To do >> Among the entries below, one line contains "RELU, int XF>" and another contains "const int c = 4 * g + q;". Transcribe those two lines and every line between them, exactly.

** Opening Data block **

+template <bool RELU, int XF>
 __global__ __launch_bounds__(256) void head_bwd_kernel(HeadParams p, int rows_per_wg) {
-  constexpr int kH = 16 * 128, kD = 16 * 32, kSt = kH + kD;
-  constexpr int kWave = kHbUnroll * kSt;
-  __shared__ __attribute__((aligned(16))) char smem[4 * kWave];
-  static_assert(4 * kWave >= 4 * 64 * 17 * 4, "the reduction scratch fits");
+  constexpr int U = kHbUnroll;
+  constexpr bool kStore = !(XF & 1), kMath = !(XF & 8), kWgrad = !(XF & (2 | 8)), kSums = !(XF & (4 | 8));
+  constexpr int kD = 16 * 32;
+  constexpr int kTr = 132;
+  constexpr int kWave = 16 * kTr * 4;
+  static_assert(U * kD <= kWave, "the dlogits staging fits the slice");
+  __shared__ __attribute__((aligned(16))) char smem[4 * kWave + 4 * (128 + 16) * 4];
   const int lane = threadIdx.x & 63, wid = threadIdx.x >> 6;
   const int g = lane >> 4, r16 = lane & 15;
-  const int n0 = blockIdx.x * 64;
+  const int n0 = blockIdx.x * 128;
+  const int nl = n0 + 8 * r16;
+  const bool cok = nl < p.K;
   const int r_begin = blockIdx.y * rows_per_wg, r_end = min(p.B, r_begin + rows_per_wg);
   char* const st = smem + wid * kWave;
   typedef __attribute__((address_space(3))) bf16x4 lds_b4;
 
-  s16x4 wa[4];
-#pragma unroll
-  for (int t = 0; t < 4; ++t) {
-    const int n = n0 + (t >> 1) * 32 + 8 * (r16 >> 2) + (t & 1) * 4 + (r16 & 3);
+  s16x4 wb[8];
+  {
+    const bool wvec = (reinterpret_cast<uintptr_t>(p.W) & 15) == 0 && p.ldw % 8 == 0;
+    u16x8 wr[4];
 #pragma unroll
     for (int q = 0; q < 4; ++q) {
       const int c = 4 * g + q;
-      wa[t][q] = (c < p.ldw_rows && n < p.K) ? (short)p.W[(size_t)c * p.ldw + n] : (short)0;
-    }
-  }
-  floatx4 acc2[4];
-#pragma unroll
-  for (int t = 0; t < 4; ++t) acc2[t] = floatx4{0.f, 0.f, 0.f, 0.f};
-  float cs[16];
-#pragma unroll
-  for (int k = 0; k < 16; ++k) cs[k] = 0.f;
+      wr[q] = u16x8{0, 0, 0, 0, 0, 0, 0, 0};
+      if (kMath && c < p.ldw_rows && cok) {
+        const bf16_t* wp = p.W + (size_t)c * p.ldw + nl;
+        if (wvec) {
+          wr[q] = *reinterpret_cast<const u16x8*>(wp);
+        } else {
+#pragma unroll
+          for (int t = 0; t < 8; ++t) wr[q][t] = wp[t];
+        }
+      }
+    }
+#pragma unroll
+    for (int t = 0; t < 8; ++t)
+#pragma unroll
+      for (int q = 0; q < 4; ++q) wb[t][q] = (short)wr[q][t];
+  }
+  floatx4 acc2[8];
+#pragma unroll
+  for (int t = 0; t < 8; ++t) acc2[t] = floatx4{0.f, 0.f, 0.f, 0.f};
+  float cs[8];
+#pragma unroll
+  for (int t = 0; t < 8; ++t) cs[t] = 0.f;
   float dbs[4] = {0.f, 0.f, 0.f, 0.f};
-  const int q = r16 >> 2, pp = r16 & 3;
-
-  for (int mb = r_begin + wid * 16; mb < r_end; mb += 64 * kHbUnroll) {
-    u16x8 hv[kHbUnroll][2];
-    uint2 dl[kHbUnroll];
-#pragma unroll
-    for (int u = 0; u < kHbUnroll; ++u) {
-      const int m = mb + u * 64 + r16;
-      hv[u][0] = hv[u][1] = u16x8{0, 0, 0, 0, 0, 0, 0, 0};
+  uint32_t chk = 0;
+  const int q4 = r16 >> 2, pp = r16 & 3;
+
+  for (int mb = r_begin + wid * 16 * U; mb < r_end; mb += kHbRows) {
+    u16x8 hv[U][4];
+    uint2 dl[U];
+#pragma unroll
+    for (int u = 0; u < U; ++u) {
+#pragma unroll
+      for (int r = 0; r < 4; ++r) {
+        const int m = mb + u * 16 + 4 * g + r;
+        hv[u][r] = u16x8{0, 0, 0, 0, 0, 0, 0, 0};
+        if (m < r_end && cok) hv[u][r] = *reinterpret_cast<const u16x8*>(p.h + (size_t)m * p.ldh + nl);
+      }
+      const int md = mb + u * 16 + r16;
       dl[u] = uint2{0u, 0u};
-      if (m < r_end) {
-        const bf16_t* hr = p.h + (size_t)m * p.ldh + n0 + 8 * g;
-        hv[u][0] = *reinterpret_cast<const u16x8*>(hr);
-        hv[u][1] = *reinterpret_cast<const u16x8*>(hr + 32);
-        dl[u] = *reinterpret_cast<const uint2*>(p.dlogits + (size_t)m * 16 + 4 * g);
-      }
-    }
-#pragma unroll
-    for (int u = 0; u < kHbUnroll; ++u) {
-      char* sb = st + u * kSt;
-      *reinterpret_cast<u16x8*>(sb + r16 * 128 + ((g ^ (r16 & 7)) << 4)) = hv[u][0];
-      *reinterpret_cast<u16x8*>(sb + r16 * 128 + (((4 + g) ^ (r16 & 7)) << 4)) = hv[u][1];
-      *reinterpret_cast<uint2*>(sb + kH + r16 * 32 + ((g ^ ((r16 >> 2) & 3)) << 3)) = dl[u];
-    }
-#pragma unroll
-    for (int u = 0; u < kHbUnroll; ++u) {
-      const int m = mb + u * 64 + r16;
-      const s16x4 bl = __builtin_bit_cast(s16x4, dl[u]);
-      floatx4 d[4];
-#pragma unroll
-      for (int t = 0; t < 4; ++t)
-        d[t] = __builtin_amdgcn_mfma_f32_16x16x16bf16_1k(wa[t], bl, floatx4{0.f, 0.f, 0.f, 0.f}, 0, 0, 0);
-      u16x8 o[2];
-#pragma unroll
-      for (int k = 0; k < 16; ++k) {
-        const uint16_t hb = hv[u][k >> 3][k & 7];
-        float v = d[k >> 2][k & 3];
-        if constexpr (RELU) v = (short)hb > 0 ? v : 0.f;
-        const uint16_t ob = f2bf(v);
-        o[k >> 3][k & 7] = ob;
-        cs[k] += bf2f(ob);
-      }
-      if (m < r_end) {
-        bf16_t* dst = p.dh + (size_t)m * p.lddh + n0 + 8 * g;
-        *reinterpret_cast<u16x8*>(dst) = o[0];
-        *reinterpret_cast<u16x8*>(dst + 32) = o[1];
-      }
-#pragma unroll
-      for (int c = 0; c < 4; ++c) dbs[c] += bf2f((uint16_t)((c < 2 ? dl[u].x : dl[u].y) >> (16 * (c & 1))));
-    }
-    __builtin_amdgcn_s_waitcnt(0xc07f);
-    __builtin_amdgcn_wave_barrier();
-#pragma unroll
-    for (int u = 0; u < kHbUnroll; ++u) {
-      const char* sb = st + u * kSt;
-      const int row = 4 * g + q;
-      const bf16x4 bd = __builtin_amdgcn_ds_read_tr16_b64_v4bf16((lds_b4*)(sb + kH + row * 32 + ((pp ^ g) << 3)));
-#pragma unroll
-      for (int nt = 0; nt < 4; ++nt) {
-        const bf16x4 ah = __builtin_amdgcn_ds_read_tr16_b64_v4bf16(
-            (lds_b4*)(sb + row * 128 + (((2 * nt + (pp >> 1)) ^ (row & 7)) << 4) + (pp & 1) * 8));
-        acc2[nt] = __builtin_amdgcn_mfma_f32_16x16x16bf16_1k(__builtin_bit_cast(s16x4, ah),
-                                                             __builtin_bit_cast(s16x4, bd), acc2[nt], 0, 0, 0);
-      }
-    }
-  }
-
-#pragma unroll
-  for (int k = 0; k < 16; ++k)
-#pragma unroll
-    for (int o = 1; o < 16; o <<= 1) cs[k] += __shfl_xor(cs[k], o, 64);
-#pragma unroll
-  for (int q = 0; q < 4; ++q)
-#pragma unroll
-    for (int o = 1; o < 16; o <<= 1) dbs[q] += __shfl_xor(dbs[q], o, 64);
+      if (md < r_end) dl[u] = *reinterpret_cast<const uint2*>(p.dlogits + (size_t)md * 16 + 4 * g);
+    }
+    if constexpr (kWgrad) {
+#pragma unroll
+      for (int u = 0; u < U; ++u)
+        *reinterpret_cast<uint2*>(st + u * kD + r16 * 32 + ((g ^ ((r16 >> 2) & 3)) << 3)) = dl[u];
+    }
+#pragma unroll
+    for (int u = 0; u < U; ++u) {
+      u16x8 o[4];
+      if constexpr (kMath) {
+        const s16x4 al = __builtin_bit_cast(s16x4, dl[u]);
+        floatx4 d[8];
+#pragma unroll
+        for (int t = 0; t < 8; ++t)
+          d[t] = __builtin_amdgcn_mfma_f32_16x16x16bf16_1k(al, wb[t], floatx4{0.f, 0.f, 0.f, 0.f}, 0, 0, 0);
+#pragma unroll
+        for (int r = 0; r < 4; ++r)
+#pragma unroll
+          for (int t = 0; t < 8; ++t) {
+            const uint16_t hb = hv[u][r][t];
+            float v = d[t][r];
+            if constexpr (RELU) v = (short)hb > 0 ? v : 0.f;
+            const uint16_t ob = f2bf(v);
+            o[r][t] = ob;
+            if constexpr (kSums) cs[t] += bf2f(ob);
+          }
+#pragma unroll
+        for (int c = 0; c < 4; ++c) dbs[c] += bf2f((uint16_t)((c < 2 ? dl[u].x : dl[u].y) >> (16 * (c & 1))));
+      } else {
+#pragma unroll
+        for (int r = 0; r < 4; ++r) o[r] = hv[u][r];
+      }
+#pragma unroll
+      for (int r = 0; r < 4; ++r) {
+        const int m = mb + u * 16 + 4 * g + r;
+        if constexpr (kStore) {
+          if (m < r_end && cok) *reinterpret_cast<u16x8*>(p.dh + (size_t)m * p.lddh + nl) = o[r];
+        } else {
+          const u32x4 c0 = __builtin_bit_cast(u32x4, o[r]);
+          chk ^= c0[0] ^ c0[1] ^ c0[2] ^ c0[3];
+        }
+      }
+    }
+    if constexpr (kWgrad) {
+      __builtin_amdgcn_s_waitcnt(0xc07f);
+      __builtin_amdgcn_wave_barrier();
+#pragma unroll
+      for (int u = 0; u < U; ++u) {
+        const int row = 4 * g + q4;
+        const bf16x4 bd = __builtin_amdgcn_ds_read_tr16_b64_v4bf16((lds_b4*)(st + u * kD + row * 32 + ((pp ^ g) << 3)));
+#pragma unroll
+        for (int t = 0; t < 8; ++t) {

** Closing Data block **
** Opening Data block **

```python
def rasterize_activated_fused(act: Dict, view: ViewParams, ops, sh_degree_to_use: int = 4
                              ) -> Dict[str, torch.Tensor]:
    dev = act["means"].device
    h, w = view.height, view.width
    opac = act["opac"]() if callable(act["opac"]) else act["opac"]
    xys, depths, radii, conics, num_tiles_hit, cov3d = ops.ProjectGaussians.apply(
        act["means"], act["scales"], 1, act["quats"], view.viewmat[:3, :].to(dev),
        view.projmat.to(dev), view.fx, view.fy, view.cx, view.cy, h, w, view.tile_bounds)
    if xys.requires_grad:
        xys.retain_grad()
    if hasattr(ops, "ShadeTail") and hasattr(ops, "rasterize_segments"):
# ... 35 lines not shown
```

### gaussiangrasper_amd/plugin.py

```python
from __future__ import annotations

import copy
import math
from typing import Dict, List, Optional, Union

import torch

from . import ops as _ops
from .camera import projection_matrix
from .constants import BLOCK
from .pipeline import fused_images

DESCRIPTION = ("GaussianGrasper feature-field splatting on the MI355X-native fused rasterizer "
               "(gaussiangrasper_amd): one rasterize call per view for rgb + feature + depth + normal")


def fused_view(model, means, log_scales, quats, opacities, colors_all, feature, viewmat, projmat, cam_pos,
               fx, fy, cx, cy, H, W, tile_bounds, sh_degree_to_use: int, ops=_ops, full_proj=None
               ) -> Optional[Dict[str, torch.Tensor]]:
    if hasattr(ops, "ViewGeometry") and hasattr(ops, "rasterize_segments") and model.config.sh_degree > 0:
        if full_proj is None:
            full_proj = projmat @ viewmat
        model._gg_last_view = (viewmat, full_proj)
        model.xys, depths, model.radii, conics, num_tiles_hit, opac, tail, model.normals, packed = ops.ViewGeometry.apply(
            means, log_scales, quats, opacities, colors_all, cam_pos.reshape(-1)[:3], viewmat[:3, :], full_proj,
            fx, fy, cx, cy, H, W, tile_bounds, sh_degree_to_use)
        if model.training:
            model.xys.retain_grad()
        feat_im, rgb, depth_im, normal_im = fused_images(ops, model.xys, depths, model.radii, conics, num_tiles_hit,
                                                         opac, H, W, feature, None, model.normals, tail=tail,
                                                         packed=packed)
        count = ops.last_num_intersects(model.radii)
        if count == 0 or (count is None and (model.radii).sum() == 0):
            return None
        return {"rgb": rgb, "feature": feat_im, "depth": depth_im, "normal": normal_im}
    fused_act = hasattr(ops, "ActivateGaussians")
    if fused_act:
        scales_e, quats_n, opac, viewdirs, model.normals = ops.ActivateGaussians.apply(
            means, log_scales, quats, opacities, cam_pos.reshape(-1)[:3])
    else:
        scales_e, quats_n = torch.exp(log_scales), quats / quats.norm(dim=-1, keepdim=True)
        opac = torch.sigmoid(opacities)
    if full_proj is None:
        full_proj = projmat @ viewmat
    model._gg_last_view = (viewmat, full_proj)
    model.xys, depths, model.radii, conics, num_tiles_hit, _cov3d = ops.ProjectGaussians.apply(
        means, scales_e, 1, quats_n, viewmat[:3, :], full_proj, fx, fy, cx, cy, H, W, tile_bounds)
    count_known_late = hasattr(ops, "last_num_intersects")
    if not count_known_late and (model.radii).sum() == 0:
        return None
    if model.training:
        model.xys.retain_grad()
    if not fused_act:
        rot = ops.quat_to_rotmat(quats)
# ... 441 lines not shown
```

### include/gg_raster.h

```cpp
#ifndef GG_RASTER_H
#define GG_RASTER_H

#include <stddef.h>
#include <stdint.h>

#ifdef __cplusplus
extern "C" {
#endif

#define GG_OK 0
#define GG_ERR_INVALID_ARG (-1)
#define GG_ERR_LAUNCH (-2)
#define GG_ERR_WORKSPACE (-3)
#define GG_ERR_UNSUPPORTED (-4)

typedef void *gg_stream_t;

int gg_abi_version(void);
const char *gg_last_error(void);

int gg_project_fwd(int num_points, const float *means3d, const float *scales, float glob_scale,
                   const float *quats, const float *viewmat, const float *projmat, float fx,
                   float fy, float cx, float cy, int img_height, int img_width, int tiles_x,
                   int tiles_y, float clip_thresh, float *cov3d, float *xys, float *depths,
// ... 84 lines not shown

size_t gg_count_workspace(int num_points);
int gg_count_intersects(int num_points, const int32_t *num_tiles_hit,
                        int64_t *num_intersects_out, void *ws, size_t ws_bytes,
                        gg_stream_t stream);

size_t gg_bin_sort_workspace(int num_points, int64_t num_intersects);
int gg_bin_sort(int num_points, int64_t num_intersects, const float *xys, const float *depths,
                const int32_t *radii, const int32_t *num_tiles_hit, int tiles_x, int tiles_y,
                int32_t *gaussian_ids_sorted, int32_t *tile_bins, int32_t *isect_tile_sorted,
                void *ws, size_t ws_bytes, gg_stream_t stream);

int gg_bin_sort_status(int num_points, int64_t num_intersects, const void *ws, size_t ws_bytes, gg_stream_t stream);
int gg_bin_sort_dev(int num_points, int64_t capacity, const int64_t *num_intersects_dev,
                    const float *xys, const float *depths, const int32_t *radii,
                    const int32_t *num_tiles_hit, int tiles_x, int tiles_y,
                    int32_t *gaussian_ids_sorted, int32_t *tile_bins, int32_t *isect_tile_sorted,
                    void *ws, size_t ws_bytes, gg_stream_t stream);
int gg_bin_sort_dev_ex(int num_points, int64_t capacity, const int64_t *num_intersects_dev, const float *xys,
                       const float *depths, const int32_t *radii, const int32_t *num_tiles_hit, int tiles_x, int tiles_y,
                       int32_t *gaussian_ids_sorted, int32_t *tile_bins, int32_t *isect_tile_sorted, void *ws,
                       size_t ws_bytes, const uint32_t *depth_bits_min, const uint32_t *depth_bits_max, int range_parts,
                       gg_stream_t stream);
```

** Closing Data block **

Response >>
+template <bool RELU, int XF>
 __global__ __launch_bounds__(256) void head_bwd_kernel(HeadParams p, int rows_per_wg) {
-  constexpr int kH = 16 * 128, kD = 16 * 32, kSt = kH + kD;
-  constexpr int kWave = kHbUnroll * kSt;
-  __shared__ __attribute__((aligned(16))) char smem[4 * kWave];
-  static_assert(4 * kWave >= 4 * 64 * 17 * 4, "the reduction scratch fits");
+  constexpr int U = kHbUnroll;
+  constexpr bool kStore = !(XF & 1), kMath = !(XF & 8), kWgrad = !(XF & (2 | 8)), kSums = !(XF & (4 | 8));
+  constexpr int kD = 16 * 32;
+  constexpr int kTr = 132;
+  constexpr int kWave = 16 * kTr * 4;
+  static_assert(U * kD <= kWave, "the dlogits staging fits the slice");
+  __shared__ __attribute__((aligned(16))) char smem[4 * kWave + 4 * (128 + 16) * 4];
   const int lane = threadIdx.x & 63, wid = threadIdx.x >> 6;
   const int g = lane >> 4, r16 = lane & 15;
-  const int n0 = blockIdx.x * 64;
+  const int n0 = blockIdx.x * 128;
+  const int nl = n0 + 8 * r16;
+  const bool cok = nl < p.K;
   const int r_begin = blockIdx.y * rows_per_wg, r_end = min(p.B, r_begin + rows_per_wg);
   char* const st = smem + wid * kWave;
   typedef __attribute__((address_space(3))) bf16x4 lds_b4;
 
-  s16x4 wa[4];
-#pragma unroll
-  for (int t = 0; t < 4; ++t) {
-    const int n = n0 + (t >> 1) * 32 + 8 * (r16 >> 2) + (t & 1) * 4 + (r16 & 3);
+  s16x4 wb[8];
+  {
+    const bool wvec = (reinterpret_cast<uintptr_t>(p.W) & 15) == 0 && p.ldw % 8 == 0;
+    u16x8 wr[4];
 #pragma unroll
     for (int q = 0; q < 4; ++q) {
       const int c = 4 * g + q;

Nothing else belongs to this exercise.